Lab 6 - Spicy

Performing Many Different Versions of an Analysis

This assignment will challenge your function writing abilities. I’m not going to lie, these functions are difficult but well within your reach. I do, however, want to recognize that not everyone is interested in being a “virtuoso” with their function writing. So, there are two options for this week’s lab:

  1. and complete the “Alternative Lab 6”.

Setting the Stage

My number one use case for writing functions and iteration / looping is to perform some exploration or modeling repeatedly for different “tweaked” versions. For example, our broad goal might be to fit a linear regression model to our data. However, there are often multiple choices that we have to make in practice:

  • Keep missing values or fill them in (imputation)?
  • Filter out outliers in one or more variables?

We can map these choices to arguments in a custom model-fitting function:

  • impute: TRUE or FALSE
  • remove_outliers: TRUE or FALSE

A function that implements the analysis and allows for variation in these choices:

fit_model <- function(df, impute, remove_outliers, mod) {
    if (impute) {
        df <- some_imputation_function(df)
    }
    
    if (remove_outliers) {
        df <- function_for_removing_outliers(df)
    }
    
    lm(mod, data = df)
}

Helper Functions

Exercise 1: Write a function that removes outliers in a dataset. The user should be able to supply the dataset, the variables to remove outliers from, and a threshold on the number of SDs away from the mean used to define outliers. Hint 1: You will need to calculate a z-score to filter the values! Hint 2: You might want to consider specifying a default value (e.g., 3) for sd_thresh.

Testing Your Function!

## Testing how your function handles multiple input variables
remove_outliers(diamonds, 
                price, 
                x, 
                y, 
                z)

## Testing how your function handles an input that isn't numeric
remove_outliers(diamonds, 
                price, 
                color)

## Testing how your function handles a non-default sd_thresh
remove_outliers(diamonds, 
                price,
                x, 
                y, 
                z, 
                sd_thresh = 2)

Exercise 2: Write a function that imputes missing values for numeric variables in a dataset. The user should be able to supply the dataset, the variables to impute values for, and a function to use when imputing. Hint 1: You will need to use across() to apply your function, since the user can input multiple variables. Hint 2: The replace_na() function is helpful here!

Testing Your Function!

## Testing how your function handles multiple input variables
impute_missing(nycflights13::flights, 
               arr_delay, 
               dep_delay) 

## Testing how your function handles an input that isn't numeric
impute_missing(nycflights13::flights, 
               arr_delay, 
               carrier)

## Testing how your function handles a non-default impute_fun
impute_missing(nycflights13::flights, 
               arr_delay, 
               dep_delay, 
               impute_fun = median)

Primary Function

Exercise 3: Write a fit_model() function that fits a specified linear regression model for a specified dataset. The function should:

  • allow the user to specify if outliers should be removed (TRUE or FALSE)
  • allow the user to specify if missing observations should be imputed (TRUE or FALSE)

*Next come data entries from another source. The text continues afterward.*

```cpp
template <int NCH, int NBUF>
__global__ __launch_bounds__(QUAD_THREADS, 2) void em_iter_quad_kernel(
    const uint8_t *__restrict__ qrec, const int64_t *__restrict__ qoff, const int32_t *__restrict__ nquad,
    const int64_t *__restrict__ quad_rows, int64_t n_rows, int64_t R, const double *__restrict__ w,
    const double *__restrict__ props, int H, double *__restrict__ partial, int64_t ldpart, int part_row0,
    const mxm_em_state *__restrict__ state, int run) {
    if (state != nullptr && state[run].done != 0) return;
    const int t = threadIdx.x;
    props += (int64_t)run * H;
    double p[NCH][4], acc[NCH][4];
#pragma unroll
    for (int k = 0; k < NCH; ++k) {
#pragma unroll
        for (int e = 0; e < 4; ++e) {
            const int c = 4 * (t + k * QUAD_THREADS) + e;
            p[k][e] = (c < H) ? props[c] : 0.0;
            acc[k][e] = 0.0;
        }
    }
    int fault = 0;
    quad_row_pass<NCH, NBUF, true>(qrec, qoff, nquad, quad_rows, n_rows, R, w, p, acc, &fault);
    const int64_t row = (int64_t)part_row0 + blockIdx.x;
    if (t == 0) {
        int *out = reinterpret_cast<int *>(partial + (int64_t)MXM_MAX_WG * ldpart) + 2 * row;
        out[0] = 0;
        out[1] = fault;
    }
    double *dst = partial + row * ldpart;
#pragma unroll
    for (int k = 0; k < NCH; ++k) {
        const int c = 4 * (t + k * QUAD_THREADS);
#pragma unroll
        for (int e = 0; e < 4; ++e)
            if (c + e < H) dst[c + e] = acc[k][e];
    }
}

template <int NCH, int NBUF>
__global__ __launch_bounds__(QUAD_THREADS, 2) void em_iter_quad_coded_kernel(
    const uint8_t *__restrict__ rec, const int64_t *__restrict__ rec_off, const int32_t *__restrict__ ndist, int ldc,
    const int64_t *__restrict__ wide_rows, int64_t n_wide, const int64_t *__restrict__ byte_rows, int64_t n_byte_rows,
    const uint8_t *__restrict__ qrec, const int64_t *__restrict__ qoff, const int32_t *__restrict__ nquad,
    const int64_t *__restrict__ quad_rows, int64_t n_quad_rows, int64_t R, const double *__restrict__ w,
    const double *__restrict__ props, int H, double *__restrict__ partial, int64_t ldpart, int nwg_left,
    const mxm_em_state *__restrict__ state, int run) {
    if (state != nullptr && state[run].done != 0) return;
    const int t = threadIdx.x;
    props += (int64_t)run * H;
    double p[NCH][4], acc[NCH][4];
#pragma unroll
    for (int k = 0; k < NCH; ++k) {
#pragma unroll
        for (int e = 0; e < 4; ++e) {
            const int c = 4 * (t + k * QUAD_THREADS) + e;
            p[k][e] = (c < H) ? props[c] : 0.0;
            acc[k][e] = 0.0;
        }
    }
    const int nwg_quad = (int)gridDim.x - nwg_left;
    int chk[2] = {0, 0};
    int64_t prow;
    if ((int)blockIdx.x < nwg_left) {
        bool meta_ready = false;
        coded_row_pass<QUAD_THREADS, NCH, NBUF, true, false, true, true>(rec, rec_off, ndist, ldc, w, wide_rows, n_wide, R, p, acc,
                                                                         meta_ready, chk, byte_rows, n_byte_rows, nquad,
                                                                         (int)blockIdx.x, nwg_left);
        prow = (int64_t)nwg_quad + blockIdx.x;
    } else {
        quad_row_pass<NCH, NBUF, true>(qrec, qoff, nquad, quad_rows, n_quad_rows, R, w, p, acc, &chk[1],
                                       (int)blockIdx.x - nwg_left, nwg_quad);
        prow = (int64_t)blockIdx.x - nwg_left;
    }
    if (t == 0) {
        int *out = reinterpret_cast<int *>(partial + (int64_t)MXM_MAX_WG * ldpart) + 2 * prow;
        out[0] = chk[0];
        out[1] = chk[1];
    }
    double *dst = partial + prow * ldpart;
#pragma unroll
    for (int k = 0; k < NCH; ++k) {
        const int c = 4 * (t + k * QUAD_THREADS);
#pragma unroll
        for (int e = 0; e < 4; ++e)
            if (c + e < H) dst[c + e] = acc[k][e];
    }
}

__global__ __launch_bounds__(QUAD_THREADS, 2) void diag_stream_quads_kernel(const uint8_t *__restrict__ qrec,
                                                                           const int64_t *__restrict__ qoff,
                                                                           const int32_t *__restrict__ nquad,
                                                                           const int64_t *__restrict__ quad_rows, int64_t n_rows,
                                                                           int64_t R, unsigned int *__restrict__ sink) {
    constexpr int NBUF = 4, THREADS = QUAD_THREADS;
    static_assert(THREADS % NBUF == 0, "a block of steps is a whole number of rounds");
    __shared__ long long s_off[2][THREADS];
    __shared__ int s_nd[2][THREADS];
    const int t = threadIdx.x;
    const row_deal deal(n_rows);
    if (deal.nq <= 0) return;
    quad_u2 x[NBUF];
    quad_u4 ya[NBUF], yb[NBUF];
    unsigned int acc = 0;
    auto fetch_meta = [&](int half, int64_t q0) {
        const int64_t q = q0 + t;
        const int64_t r = quad_rows[deal.row(q)];
        const bool ok = deal.live(q) && r >= 0 && r < R;
        const int nd = ok ? nquad[r] : 0;
        s_off[half][t] = nd > 0 && nd <= QUAD_MAX ? qoff[r] : 0;
        s_nd[half][t] = nd > 0 && nd <= QUAD_MAX ? nd : 0;
    };
    auto load_rec = [&](int slot, int64_t q) {
        const int half = (int)((q / THREADS) & 1), idx = (int)(q % THREADS);
        const long long off = s_off[half][idx];
        const int nd = __builtin_amdgcn_readfirstlane(s_nd[half][idx]);
        const int off_hi = __builtin_amdgcn_readfirstlane((int)(off >> 32)), off_lo = __builtin_amdgcn_readfirstlane((int)off);
        const uint8_t *base = qrec + (((long long)off_hi << 32) | (unsigned int)off_lo);
        const auto rs = __builtin_amdgcn_make_buffer_rsrc(const_cast<uint8_t *>(base), 0, nd > 0 ? QUAD_CODE_BYTES : 0, 0x00020000);
        x[slot] = __builtin_amdgcn_raw_buffer_load_b64(rs, t * 8, 0, 2);
        const auto rt = __builtin_amdgcn_make_buffer_rsrc(const_cast<uint8_t *>(base + QUAD_CODE_BYTES), 0, nd * 32, 0x00020000);
        ya[slot] = __builtin_amdgcn_raw_buffer_load_b128(rt, t * 32, 0, 2);
        yb[slot] = __builtin_amdgcn_raw_buffer_load_b128(rt, t * 32, 16, 2);
    };
    fetch_meta(0, 0);
    __syncthreads();
#pragma unroll
    for (int j = 0; j < NBUF - 1; ++j) load_rec(j, j);
    const int64_t nblk = (deal.nq + THREADS - 1) / THREADS;
    for (int64_t b = 0; b < nblk; ++b) {
        __syncthreads();
        fetch_meta((int)((b + 1) & 1), (b + 1) * THREADS);
        __syncthreads();
        for (int i = 0; i < THREADS; i += NBUF) {
#pragma unroll
            for (int j = 0; j < NBUF; ++j) {
// ... 10 lines not shown
```

Measured before the change: 871.5 billion.

## Process two quad-coded rows per step to halve barriers and reductions

Adds a quad_pair_pass that handles two reads per loop step in the quad-coded EM kernels, selected by a new default-on quad_row_group tuning knob. The two rows' dot products go through one combined wave reduction that splits the wave by halves, and they share a single __syncthreads and a double-buffered shared table. The aim is to amortise the per-row reduction and barrier latency that dominates the row-streaming loop. In exchange, register pressure roughly doubles for the v/table state, which may hurt occupancy under launch_bounds(…,2), and the existing kernels gain a GROUP template variant.

Result: no change. 871.3 billion (-0.0%).

```diff
diff --git a/include/mixemt_hip_tuning.h b/include/mixemt_hip_tuning.h
--- a/include/mixemt_hip_tuning.h
+++ b/include/mixemt_hip_tuning.h
@@ -35,6 +35,8 @@
 
 int mxm_set_quad_left_grid(int32_t nwg);
 
+int mxm_set_quad_row_group(int32_t rows);
+
 int mxm_set_sparse_long_rows(int32_t on);
 int mxm_set_sparse_long_entries(int32_t n);
 
diff --git a/mixemt_amd/_lib.py b/mixemt_amd/_lib.py
--- a/mixemt_amd/_lib.py
+++ b/mixemt_amd/_lib.py
@@ -112,6 +112,7 @@
     "mxm_diag_fused_force_abort": (ctypes.c_int, [c_i32]),
     "mxm_set_fused_coded_grid": (ctypes.c_int, [c_i32]),
     "mxm_set_quad_left_grid": (ctypes.c_int, [c_i32]),
+    "mxm_set_quad_row_group": (ctypes.c_int, [c_i32]),
     "mxm_set_coded_batch_tile": (ctypes.c_int, [c_i32]),
     "mxm_set_sparse_long_rows": (ctypes.c_int, [c_i32]),
     "mxm_set_quad_encoder": (ctypes.c_int, [c_i32]),
diff --git a/mixemt_amd/csrc/common.hpp b/mixemt_amd/csrc/common.hpp
--- a/mixemt_amd/csrc/common.hpp
+++ b/mixemt_amd/csrc/common.hpp
@@ -114,6 +114,15 @@
     v += dpp_mov_f64<0x140>(v);
     return v;
 }
+__device__ __forceinline__ double wave_sum2_by_half(double a, double b) {
+    double v = swap32_add(a, b);
+    v += dpp_mov_f64<0xB1>(v);
+    v += dpp_mov_f64<0x4E>(v);
+    v += dpp_mov_f64<0x141>(v);
+    v += dpp_mov_f64<0x140>(v);
+    v += dpp_mov_old_f64<0x142, 0xA>(0.0, v);
+    return v;
+}
 __device__ __forceinline__ double wave_max_lane63(double v) {
     v = fmax(v, dpp_mov_f64<0xB1>(v));
     v = fmax(v, dpp_mov_f64<0x4E>(v));
diff --git a/mixemt_amd/csrc/mixemt_hip.hip b/mixemt_amd/csrc/mixemt_hip.hip
--- a/mixemt_amd/csrc/mixemt_hip.hip
+++ b/mixemt_amd/csrc/mixemt_hip.hip
@@ -48,6 +48,7 @@
     int fused_chunk = 0;
     int fused_cols = 1;
     int fused_coded_wg = 0;
+    int quad_row_group = 2;
     int quad_left_wg = 0;
     int sparse_long_entries = 5120;
     int quad_encoder = 1;
@@ -442,6 +443,10 @@
 extern "C" int mxm_set_quad_encoder(int32_t kind) {
     if (kind != 0 && kind != 1) return fail(-1, "mxm_set_quad_encoder: 0 or 1, got %s%lld", "", kind);
     return tune_set([kind](mxm_tuning &t) { t.quad_encoder = kind; });
+}
+extern "C" int mxm_set_quad_row_group(int32_t rows) {
+    if (rows != 1 && rows != 2) return fail(-1, "mxm_set_quad_row_group: 1 or 2, got %s%lld", "", rows);
+    return tune_set([rows](mxm_tuning &t) { t.quad_row_group = rows; });
 }
 extern "C" int mxm_set_quad_left_grid(int32_t nwg) {
     return tune_set([nwg](mxm_tuning &t) { t.quad_left_wg = nwg > 0 ? nwg : 0; });
@@ -1046,7 +1051,7 @@
 static int launch_quad(int nch, int nwg, hipStream_t stream, const mxm_coded *c, const double *w, const double *props, int H,
                        double *partial, int64_t ldpart, const mxm_em_state *state, int run) {
     switch (nch) {
-#define QUAD_CASE(n) case n: hipLaunchKernelGGL((em_iter_quad_kernel<n, 4>), dim3(nwg), dim3(QUAD_THREADS), 0, stream, c->qrec, c->qoff, c->nquad, c->quad_rows, c->n_quad_rows, c->R, w, props, H, partial, ldpart, 0, state, run); return 0;
+#define QUAD_CASE(n) case n: if (T.quad_row_group == 2) hipLaunchKernelGGL((em_iter_quad_kernel<n, 4, 2>), dim3(nwg), dim3(QUAD_THREADS), 0, stream, c->qrec, c->qoff, c->nquad, c->quad_rows, c->n_quad_rows, c->R, w, props, H, partial, ldpart, 0, state, run); else hipLaunchKernelGGL((em_iter_quad_kernel<n, 4, 1>), dim3(nwg), dim3(QUAD_THREADS), 0, stream, c->qrec, c->qoff, c->nquad, c->quad_rows, c->n_quad_rows, c->R, w, props, H, partial, ldpart, 0, state, run); return 0;
         QUAD_CASE(1) QUAD_CASE(2) QUAD_CASE(3) QUAD_CASE(4) QUAD_CASE(5) QUAD_CASE(6)
 #undef QUAD_CASE
         default: break;
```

If either option is TRUE, your function should call your remove_outliers() or impute_missing() functions to modify the data before the regression model is fit.

Testing Your Function!

fit_model(
  diamonds,
  mod_formula = price ~ carat + cut,
  remove_outliers = TRUE,
  impute_missing = TRUE,
  price, 
  carat
)

Iteration

In the diamonds dataset, we want to understand the relationship between price and size (carat). We want to explore variation along two choices:

  1. The variables included in the model. We’ll explore 3 sets of variables:

    • No further variables (just price and carat)
    • Adjusting for cut
    • Adjusting for cut and clarity
    • Adjusting for cut, clarity, and color
  2. Whether or not to impute missing values

  3. Whether or not to remove outliers in the carat variable (we’ll define outliers as cases whose carat is over 3 SDs away from the mean).

Parameters

First, we need to define the set of parameters we want to iterate the fit_model() function over. The tidyr package has a useful function called crossing() that is useful for generating argument combinations. For each argument, we specify all possible values for that argument and crossing() generates all combinations. Note that you can create a list of formula objects in R with c(y ~ x1, y ~ x1 + x2).

df_arg_combos <- crossing(
    impute = c(TRUE, FALSE),
    remove_outliers = c(TRUE, FALSE), 
    mod = c(y ~ x1, 
            y ~ x1 + x2)
)
df_arg_combos

Exercise 4: Use crossing() to create the data frame of argument combinations for our analyses.

Iterating Over the Parameters

We’ve arrived at the final step!

Exercise 5: Use pmap() from purrr to apply the fit_model() function to every combination of arguments from `diamonds.